What Indian packaged food labels told us about fortification — and what they couldn’t

ifid
fortification
data-analysis
track-a
When we read labels across Indian packaged food categories for fortification agents, we found 68 distinct canonical substances — and a structural gap in how Indian labels declare fortification that the data alone cannot close.
Author
Affiliation

Lalitha A R

iSRL

Published

March 26, 2026

Keywords

food fortification India, FSSAI fortification agents, packaged food labels India, ingredient identity fortification, Indian food data, food labelling standards India, vitamins minerals packaged food

What “fortified” means on an Indian label — and why it isn’t consistent

Pick up a packet of atta, a bottle of edible oil, and a tub of whey protein from any Indian supermarket. All three may carry the word “fortified.” All three uses are legal. None of them mean the same thing.

For edible oil and wheat flour, fortification with specific vitamins and minerals is a government mandate under FSSAI’s food fortification programme — a public health intervention targeting micronutrient deficiencies at population scale. For sports nutrition products, “fortified” often means the brand chose to add amino acids or creatine because their target customer wants them. One is a regulatory requirement. The other is a marketing choice. The label does not distinguish between them.

This inconsistency is not a labelling failure in any legal sense. It is a feature of how the word is used — and it is the first thing the label data made visible when IFID began building a reference layer for fortification agents in Indian packaged food.


What the label evidence showed

Reading across Indian packaged food labels for fortification agents, IFID identified 68 canonical substances — distinct agents that appear in some form on Indian product labels, catalogued by nutrient class and source type.

Agents by nutrient class

Nutrient class Canonical entries Notes
Mineral Nutrients 33 Includes group declarations (Ferrous Salt, Calcium Salt, Salts of Magnesium, Iodate forms, Chloride)
Water-Soluble Vitamins 16 B1, B2, B3, B6, B9, B12, Biotin, Pantothenic Acid, Choline; plus Vitamin B Complex
Amino Acids 13 Arginine, Glutamine, Leucine, Lysine, Methionine, Phenylalanine, Taurine, Threonine, Valine, and others
Fat-Soluble Vitamins 6 Vitamin A, Retinyl Acetate, Retinyl Palmitate, Vitamin D, Ergocalciferol (D2), Cholecalciferol (D3)
Total 68 Several entries are group declarations rather than single substances

Minerals account for nearly half the entries. This reflects the form specificity of mineral fortification: zinc appears as zinc sulphate, zinc sulphate monohydrate, and zinc gluconate as distinct entries because the chemical form carries regulatory and nutritional significance. Magnesium appears in nine distinct forms across the labels.1

1 Magnesium forms identified: aspartate, bisglycinate, carbonate, gluconate, hydroxide, oxide, phosphate dibasic, sulphate, and threonate — plus the group declaration “Salts of Magnesium.”

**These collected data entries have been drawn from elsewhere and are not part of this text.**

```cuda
template <typename T, typename L>
__device__ __forceinline__ void engine_jvp_rhs(const EngineSoA<T>& E, const EngineTangents<T>& t, L lay, int sc, int so,
                                            int n, int e, int nc) {
  const int tid = threadIdx.x, nb = E.nb, ncs = E.nc;
  const int32_t* tb1 = E.b1 + (E.nc_s ? (size_t)sc * ncs : 0);
  const int32_t* tb2 = E.b2 + (E.nc_s ? (size_t)sc * ncs : 0);
  const T* v = E.v + (size_t)sc * n;
  const T* tv = t.v ? t.v + (size_t)so * n : nullptr;
  const T* zh = lay.x(); const T* lm = lay.z();
  T* rz = lay.rz();
  auto tget = [](const T* p, size_t i) { return p ? p[i] : T(0); };
  for (int k = tid; k < nc; k += NT) {
    const size_t ic = (size_t)sc * ncs + k, oc = (size_t)so * ncs + k;
    const int b1 = tb1[k], b2 = tb2[k];
    const bool two = b2 < nb;
    const T nx = E.normal[ic * 2], ny = E.normal[ic * 2 + 1];
    const T p1x = E.p1[ic * 2], p1y = E.p1[ic * 2 + 1], p2x = E.p2[ic * 2], p2y = E.p2[ic * 2 + 1];
    const T tnx = tget(t.normal, oc * 2), tny = tget(t.normal, oc * 2 + 1);
    const T t1x = tget(t.p1, oc * 2), t1y = tget(t.p1, oc * 2 + 1);
    const T t2x = tget(t.p2, oc * 2), t2y = tget(t.p2, oc * 2 + 1);
    T r1[3], r2[3], d1[3], d2[3];
    contact_row<T>(p1x, p1y, p2x, p2y, nx, ny, r1, r2);
    contact_row_tangent<T>(p1x, p1y, p2x, p2y, nx, ny, t1x, t1y, t2x, t2y, tnx, tny, d1, d2);
    T jv = 0, tjv = 0, gz = 0;
#pragma unroll
    for (int q = 0; q < 3; ++q) {
      const int j1 = 3 * b1 + q;
      jv += r1[q] * v[j1];
      tjv += d1[q] * v[j1] + (tv ? r1[q] * tv[j1] : T(0));
      gz += d1[q] * zh[j1];
      if (two) {
        const int j2 = 3 * b2 + q;
        jv += r2[q] * v[j2];
        tjv += d2[q] * v[j2] + (tv ? r2[q] * tv[j2] : T(0));
        gz += d2[q] * zh[j2];
      }
    }
    const T rc = E.rest[ic], trc = tget(t.rest, oc);
    if (E.mode == 0) {
      rz[lay.row(0, k)] = gz - (trc * jv + rc * tjv);
      contact_row_tangent<T>(p1x, p1y, p2x, p2y, ny, -nx, t1x, t1y, t2x, t2y, tny, -tnx, d1, d2);
      T fz = 0;
#pragma unroll
      for (int q = 0; q < 3; ++q) { fz += d1[q] * zh[3 * b1 + q]; if (two) fz += d2[q] * zh[3 * b2 + q]; }
      rz[lay.row(1, k)] = fz;
      rz[lay.row(2, k)] = -fz;
      rz[lay.row(3, k)] = -(tget(t.mu, oc) * lm[k]);
    } else {
      rz[lay.row(0, k)] = gz - (tjv * (T(1) - rc) - trc * jv);
// ... 184 lines not shown
```

Baseline: 305,500.

## Vectorize input scans with evict-first loads and streaming outer-product gradient stores

Replaces the L2 prefetch and scalar scans of Q, F and G with 16-byte non-allocating loads that carry an L2 evict-first policy. The F and G sparsity scan is now batched over several rows per warp, with ballot-based position counting. The outer-product gradient writer is restructured so each thread keeps its column vectors in registers and writes rows using streaming (__stcs) stores. The intent is to cut global-memory instruction count and cache pollution in the bandwidth-heavy structure build and gradient phases. It adds a scalar-IO flag fallback and more register pressure from the unrolled row batches.

Result: faster. 312,000 (median of 6 runs) (+2.1%).

```diff
diff --git a/lcp_physics_b200/csrc/lcp_condensed.cuh b/lcp_physics_b200/csrc/lcp_condensed.cuh
--- a/lcp_physics_b200/csrc/lcp_condensed.cuh
+++ b/lcp_physics_b200/csrc/lcp_condensed.cuh
@@ -12,6 +12,7 @@
 constexpr int LU_BW = 2;
 constexpr int MISC_BAND_LU = 4;
 constexpr int CFLAG_DENSE_LU = 4;
+constexpr int CFLAG_SCALAR_IO = 8;
 constexpr int STATUS_UNSUPPORTED = -100;
 
 struct CPlan {
@@ -175,14 +176,96 @@
     asm volatile("prefetch.global.L2 [%0];" ::"l"(c + o));
 }
 
+__device__ __forceinline__ unsigned long long l2_evict_first() {
+  unsigned long long pol;
+  asm("createpolicy.fractional.L2::evict_first.b64 %0, 1.0;" : "=l"(pol));
+  return pol;
+}
+__device__ __forceinline__ void ld16_once(const float* p, float (&v)[4], unsigned long long pol) {
+  asm("ld.global.nc.L1::no_allocate.L2::cache_hint.v4.f32 {%0, %1, %2, %3}, [%4], %5;"
+      : "=f"(v[0]), "=f"(v[1]), "=f"(v[2]), "=f"(v[3]) : "l"(p), "l"(pol));
+}
+__device__ __forceinline__ void ld16_once(const double* p, double (&v)[2], unsigned long long pol) {
+  asm("ld.global.nc.L1::no_allocate.L2::cache_hint.v2.f64 {%0, %1}, [%2], %3;"
+      : "=d"(v[0]), "=d"(v[1]) : "l"(p), "l"(pol));
+}
+
+template <typename T, int RP, int NQ>
+__device__ __forceinline__ int scan_rows_v16(const T* __restrict__ A, int rows, int cols, T* vals, unsigned short* idx,
+                                             int* cnt) {
+  constexpr int V = 16 / (int)sizeof(T), CW = 32 * V, NB = V == 4 ? 3 : 2;
+  const int lane = threadIdx.x & 31, warp = threadIdx.x >> 5, nw = NT >> 5;
+  const unsigned below = (1u << lane) - 1u;
+  const unsigned long long pol = l2_evict_first();
+  int bad = 0;
+  for (int r0 = warp * RP; r0 < rows; r0 += nw * RP) {
+    T v[RP][NQ][V];
+#pragma unroll
+    for (int rr = 0; rr < RP; ++rr) {
+      const T* row = A + (size_t)min(r0 + rr, rows - 1) * cols;
+#pragma unroll
+      for (int q = 0; q < NQ; ++q) {
+        const int j = q * CW + lane * V;
+        if (j < cols) ld16_once(row + j, v[rr][q], pol);
+        else {
+#pragma unroll
+          for (int u = 0; u < V; ++u) v[rr][q][u] = T(0);
+        }
+      }
+    }
+#pragma unroll
+    for (int rr = 0; rr < RP; ++rr) {
+      const int r = r0 + rr;
+      if (r >= rows) break;
+      int c = 0;
+#pragma unroll
+      for (int q = 0; q < NQ; ++q) {
+        int k = 0;
+#pragma unroll
+        for (int u = 0; u < V; ++u) k += v[rr][q][u] != T(0);
+        int pos = c, tot = 0;
+#pragma unroll
+        for (int b = 0; b < NB; ++b) {
+          const unsigned mb = __ballot_sync(FULL, (k >> b) & 1);
+          pos += __popc(mb & below) << b;
+          tot += __popc(mb) << b;
+        }
+#pragma unroll
+        for (int u = 0; u < V; ++u) {
+          if (v[rr][q][u] != T(0)) {
+            if (pos < KS) { vals[pos * rows + r] = v[rr][q][u]; idx[pos * rows + r] = (unsigned short)(q * CW + lane * V + u); }
+            ++pos;
+          }
+        }
+        c += tot;
+      }
+      if (c > KS) bad = 1;
+      if (lane == 0) cnt[r] = c;
+    }
+  }
+  return bad;
+}
+
+constexpr int SCAN_LD16 = 8;
+template <typename T>
+__device__ __forceinline__ int scan_rows_fast(const T* __restrict__ A, int rows, int cols, T* vals, unsigned short* idx,
+                                              int* cnt, bool scalar) {
+  constexpr int V = 16 / (int)sizeof(T), CW = 32 * V;
+  if (!scalar && cols % V == 0 && (reinterpret_cast<size_t>(A) & 15) == 0) {
+    if (cols <= CW) return scan_rows_v16<T, SCAN_LD16, 1>(A, rows, cols, vals, idx, cnt);
+    if (cols <= 2 * CW) return scan_rows_v16<T, SCAN_LD16 / 2, 2>(A, rows, cols, vals, idx, cnt);
+    if (cols <= 4 * CW) return scan_rows_v16<T, SCAN_LD16 / 4, 4>(A, rows, cols, vals, idx, cnt);
+  }
+  prefetch_l2(A, (size_t)rows * cols * sizeof(T));
+  return scan_rows<T>(A, rows, cols, vals, idx, cnt);
+}
+
 template <typename T>
 __device__ __noinline__ bool build_structure(const CPlan& P, CSmem<T>& S, Struct& st, const T* __restrict__ Q,
                                              const T* __restrict__ G, const T* __restrict__ A,
                                              const T* __restrict__ F, int* singular) {
   const int n = P.n, m = P.m, e = P.e, tid = threadIdx.x, lane = tid & 31, warp = tid >> 5, pcap = P.pcap;
-  prefetch_l2(F, (size_t)m * m * sizeof(T));
-  prefetch_l2(G, (size_t)m * n * sizeof(T));
-  prefetch_l2(Q, (size_t)n * n * sizeof(T));
+  const bool scalar = (P.flags & CFLAG_SCALAR_IO) != 0;
   char* sb = reinterpret_cast<char*>(S.K());
   unsigned short* Fi = reinterpret_cast<unsigned short*>(sb);
   unsigned short* Gi = Fi + (size_t)KS * m;
@@ -207,16 +290,37 @@
 
   if (tid < 16) flags[tid] = 0;
   int bad = 0;
-  for (int t = tid; t < n * n; t += NT) {
-    const int i = t / n, j = t - i * n;
-    const T q = Q[t];
-    if (i == j) {
-      S.qd()[i] = q;
-      if (!(q != T(0) && isfinite((double)q))) bad |= 2;
-    } else if (q != T(0)) bad |= 1;
-  }
-  bad |= scan_rows<T>(F, m, m, Fv, Fi, Fcnt) ? 1 : 0;
-  bad |= scan_rows<T>(G, m, n, Gv, Gi, Gcnt) ? 1 : 0;
+  constexpr int V = 16 / (int)sizeof(T);
+  if (!scalar && n % V == 0 && (reinterpret_cast<size_t>(Q) & 15) == 0) {
+    const unsigned long long pol = l2_evict_first();
+    const int cv = n / V, di = NT / cv, dj = NT - di * cv;
+    int i = tid / cv, jv = tid - i * cv;
+#pragma unroll 3
+    for (int t = tid; t < n * cv; t += NT) {
+      T q[V];
+      ld16_once(Q + (size_t)t * V, q, pol);
+#pragma unroll
+      for (int u = 0; u < V; ++u) {
+        if (jv * V + u == i) {
+          S.qd()[i] = q[u];
+          if (!(q[u] != T(0) && isfinite((double)q[u]))) bad |= 2;
+        } else if (q[u] != T(0)) bad |= 1;
+      }
+      i += di; jv += dj;
+      if (jv >= cv) { jv -= cv; ++i; }
+    }
+  } else {
+    for (int t = tid; t < n * n; t += NT) {
+      const int i = t / n, j = t - i * n;
+      const T q = Q[t];
+      if (i == j) {
+        S.qd()[i] = q;
+        if (!(q != T(0) && isfinite((double)q))) bad |= 2;
+      } else if (q != T(0)) bad |= 1;
+    }
+  }
+  bad |= scan_rows_fast<T>(F, m, m, Fv, Fi, Fcnt, scalar) ? 1 : 0;
+  bad |= scan_rows_fast<T>(G, m, n, Gv, Gi, Gcnt, scalar) ? 1 : 0;
   for (int t = tid; t < e * n; t += NT) S.As()[t] = A[t];
   for (int i = tid; i < m; i += NT) { label[i] = i; memcnt[i] = 0; }
   for (int a = tid; a < n; a += NT) cl_cnt[a] = 0;
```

Several entries are group declarations — labels that name a class rather than a specific substance (Vitamin B Complex, Amino Acids, Electrolytes, Ferrous Salt). These are included because they appear on labels and need to be matched, but they cannot be traced to a single substance.

Where the agents come from

Source type is recorded for the 68 entries:

Source type Entry count
Synthetic 36
Mineral salt 31
Fish liver oil 4
Fermentation (corn) 3
Fermentation (sugarcane) 3
Lanolin 2
Palm 1
Yeast 1

Source type carries practical significance beyond taxonomy. It determines allergen tagging, halal and vegan flags, and origin declarations in some regulatory contexts. Fish liver oil is the source for some vitamin A and D entries. Lanolin — derived from sheep wool — is the source for cholecalciferol (D3). These distinctions are invisible on a label that simply declares “Vitamin D3.”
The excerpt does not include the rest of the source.